[What the exercise asks]
Find every line in the listing below that includes the word "rowo", then give only how many there are.

□ □ □ □

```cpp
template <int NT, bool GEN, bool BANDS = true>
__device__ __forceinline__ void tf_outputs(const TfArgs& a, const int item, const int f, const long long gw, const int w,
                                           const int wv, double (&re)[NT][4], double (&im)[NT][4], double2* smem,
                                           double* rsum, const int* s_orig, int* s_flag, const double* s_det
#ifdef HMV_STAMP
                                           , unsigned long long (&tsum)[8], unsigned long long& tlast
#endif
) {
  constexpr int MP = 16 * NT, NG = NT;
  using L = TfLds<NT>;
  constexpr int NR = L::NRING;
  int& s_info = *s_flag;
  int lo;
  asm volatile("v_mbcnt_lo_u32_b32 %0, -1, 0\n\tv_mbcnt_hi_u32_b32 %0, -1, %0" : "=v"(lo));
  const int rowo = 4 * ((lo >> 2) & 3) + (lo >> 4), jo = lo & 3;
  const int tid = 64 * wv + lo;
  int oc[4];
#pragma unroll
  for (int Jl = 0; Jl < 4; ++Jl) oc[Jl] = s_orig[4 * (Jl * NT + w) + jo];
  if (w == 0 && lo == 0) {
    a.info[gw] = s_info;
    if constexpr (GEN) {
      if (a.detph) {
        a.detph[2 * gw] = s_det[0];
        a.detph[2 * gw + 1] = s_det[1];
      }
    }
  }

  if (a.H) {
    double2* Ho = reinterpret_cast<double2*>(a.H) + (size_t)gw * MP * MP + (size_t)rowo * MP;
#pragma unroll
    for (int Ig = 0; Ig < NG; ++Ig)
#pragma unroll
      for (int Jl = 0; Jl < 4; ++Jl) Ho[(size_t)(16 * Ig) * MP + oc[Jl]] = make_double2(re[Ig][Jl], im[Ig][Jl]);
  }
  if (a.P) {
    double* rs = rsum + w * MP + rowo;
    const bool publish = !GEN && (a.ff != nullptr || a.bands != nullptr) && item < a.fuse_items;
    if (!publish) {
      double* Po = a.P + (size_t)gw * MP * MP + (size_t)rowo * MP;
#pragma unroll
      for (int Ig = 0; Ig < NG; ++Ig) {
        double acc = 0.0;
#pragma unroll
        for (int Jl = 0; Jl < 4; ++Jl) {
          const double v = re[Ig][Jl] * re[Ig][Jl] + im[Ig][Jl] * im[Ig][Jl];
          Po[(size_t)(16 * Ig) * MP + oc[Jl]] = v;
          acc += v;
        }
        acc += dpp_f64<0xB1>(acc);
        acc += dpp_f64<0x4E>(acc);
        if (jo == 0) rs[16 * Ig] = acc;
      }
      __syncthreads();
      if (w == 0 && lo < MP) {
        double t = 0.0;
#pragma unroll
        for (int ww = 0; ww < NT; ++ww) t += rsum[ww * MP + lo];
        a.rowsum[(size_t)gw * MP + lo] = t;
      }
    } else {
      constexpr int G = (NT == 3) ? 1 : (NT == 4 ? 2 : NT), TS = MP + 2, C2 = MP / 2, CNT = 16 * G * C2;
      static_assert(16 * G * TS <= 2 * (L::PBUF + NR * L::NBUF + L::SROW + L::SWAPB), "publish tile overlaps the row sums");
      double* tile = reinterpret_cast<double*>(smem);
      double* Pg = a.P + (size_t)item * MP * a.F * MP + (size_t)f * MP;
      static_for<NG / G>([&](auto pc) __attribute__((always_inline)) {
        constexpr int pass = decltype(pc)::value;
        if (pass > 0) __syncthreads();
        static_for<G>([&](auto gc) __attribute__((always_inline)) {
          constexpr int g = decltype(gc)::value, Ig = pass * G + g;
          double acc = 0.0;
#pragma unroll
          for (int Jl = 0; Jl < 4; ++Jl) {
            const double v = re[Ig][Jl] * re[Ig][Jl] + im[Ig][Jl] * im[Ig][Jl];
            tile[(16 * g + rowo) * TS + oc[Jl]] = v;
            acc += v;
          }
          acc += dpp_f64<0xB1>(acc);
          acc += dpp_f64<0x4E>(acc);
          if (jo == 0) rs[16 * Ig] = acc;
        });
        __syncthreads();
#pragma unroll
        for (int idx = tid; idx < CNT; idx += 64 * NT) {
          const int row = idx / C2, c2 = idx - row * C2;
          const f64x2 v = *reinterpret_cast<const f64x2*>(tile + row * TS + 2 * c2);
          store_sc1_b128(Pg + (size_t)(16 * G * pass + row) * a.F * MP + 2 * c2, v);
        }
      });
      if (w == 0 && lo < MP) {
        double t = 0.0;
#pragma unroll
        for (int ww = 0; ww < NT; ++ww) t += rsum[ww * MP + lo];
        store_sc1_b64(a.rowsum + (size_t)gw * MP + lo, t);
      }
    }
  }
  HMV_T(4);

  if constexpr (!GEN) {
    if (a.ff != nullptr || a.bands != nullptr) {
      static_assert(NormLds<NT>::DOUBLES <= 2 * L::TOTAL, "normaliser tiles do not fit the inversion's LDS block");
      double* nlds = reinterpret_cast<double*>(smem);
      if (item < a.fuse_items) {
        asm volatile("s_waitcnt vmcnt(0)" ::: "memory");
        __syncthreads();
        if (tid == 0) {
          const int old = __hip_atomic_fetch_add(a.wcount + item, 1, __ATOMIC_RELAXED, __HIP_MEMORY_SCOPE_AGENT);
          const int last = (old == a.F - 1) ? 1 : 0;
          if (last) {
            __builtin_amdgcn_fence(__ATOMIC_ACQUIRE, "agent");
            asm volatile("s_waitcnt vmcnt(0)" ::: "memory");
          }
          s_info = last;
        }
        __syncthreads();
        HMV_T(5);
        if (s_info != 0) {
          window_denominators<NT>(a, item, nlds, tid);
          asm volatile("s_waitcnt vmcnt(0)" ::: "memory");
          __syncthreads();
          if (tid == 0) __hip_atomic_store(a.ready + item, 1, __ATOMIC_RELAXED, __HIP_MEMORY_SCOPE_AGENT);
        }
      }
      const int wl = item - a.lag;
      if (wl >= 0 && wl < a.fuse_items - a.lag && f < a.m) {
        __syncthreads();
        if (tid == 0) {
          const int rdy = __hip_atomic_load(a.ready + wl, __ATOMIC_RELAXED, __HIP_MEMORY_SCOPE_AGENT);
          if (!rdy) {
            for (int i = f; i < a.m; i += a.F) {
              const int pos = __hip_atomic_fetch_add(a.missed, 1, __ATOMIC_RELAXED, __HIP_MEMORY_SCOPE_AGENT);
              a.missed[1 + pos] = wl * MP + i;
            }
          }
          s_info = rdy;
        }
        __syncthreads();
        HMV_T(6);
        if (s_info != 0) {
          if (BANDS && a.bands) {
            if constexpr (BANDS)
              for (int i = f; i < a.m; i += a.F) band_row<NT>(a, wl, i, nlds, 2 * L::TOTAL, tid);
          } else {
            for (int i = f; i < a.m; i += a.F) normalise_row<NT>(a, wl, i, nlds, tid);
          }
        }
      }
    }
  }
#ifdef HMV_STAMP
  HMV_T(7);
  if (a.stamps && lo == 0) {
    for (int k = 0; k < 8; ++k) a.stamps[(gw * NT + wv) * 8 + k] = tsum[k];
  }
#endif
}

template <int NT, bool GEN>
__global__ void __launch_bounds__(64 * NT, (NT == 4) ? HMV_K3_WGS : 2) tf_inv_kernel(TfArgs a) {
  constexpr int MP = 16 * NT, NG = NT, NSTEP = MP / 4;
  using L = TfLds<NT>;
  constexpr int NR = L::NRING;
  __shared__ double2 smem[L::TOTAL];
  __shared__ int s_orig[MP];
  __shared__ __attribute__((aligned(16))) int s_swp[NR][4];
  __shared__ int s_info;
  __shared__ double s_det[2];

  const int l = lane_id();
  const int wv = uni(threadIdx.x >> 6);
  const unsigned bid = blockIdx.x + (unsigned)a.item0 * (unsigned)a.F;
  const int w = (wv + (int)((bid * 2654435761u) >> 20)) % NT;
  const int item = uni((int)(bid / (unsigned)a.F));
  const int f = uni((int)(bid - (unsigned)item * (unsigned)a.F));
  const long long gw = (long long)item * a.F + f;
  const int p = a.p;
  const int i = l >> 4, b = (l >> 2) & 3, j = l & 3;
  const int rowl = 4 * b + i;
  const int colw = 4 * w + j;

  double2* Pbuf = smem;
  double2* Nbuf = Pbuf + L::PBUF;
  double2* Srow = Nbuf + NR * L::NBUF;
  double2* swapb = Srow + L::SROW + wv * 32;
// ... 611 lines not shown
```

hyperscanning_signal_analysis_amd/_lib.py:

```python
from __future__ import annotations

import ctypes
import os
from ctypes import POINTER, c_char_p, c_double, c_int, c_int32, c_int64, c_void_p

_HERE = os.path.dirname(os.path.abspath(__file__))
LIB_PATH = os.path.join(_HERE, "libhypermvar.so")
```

□ □ □ □

[Task response]
5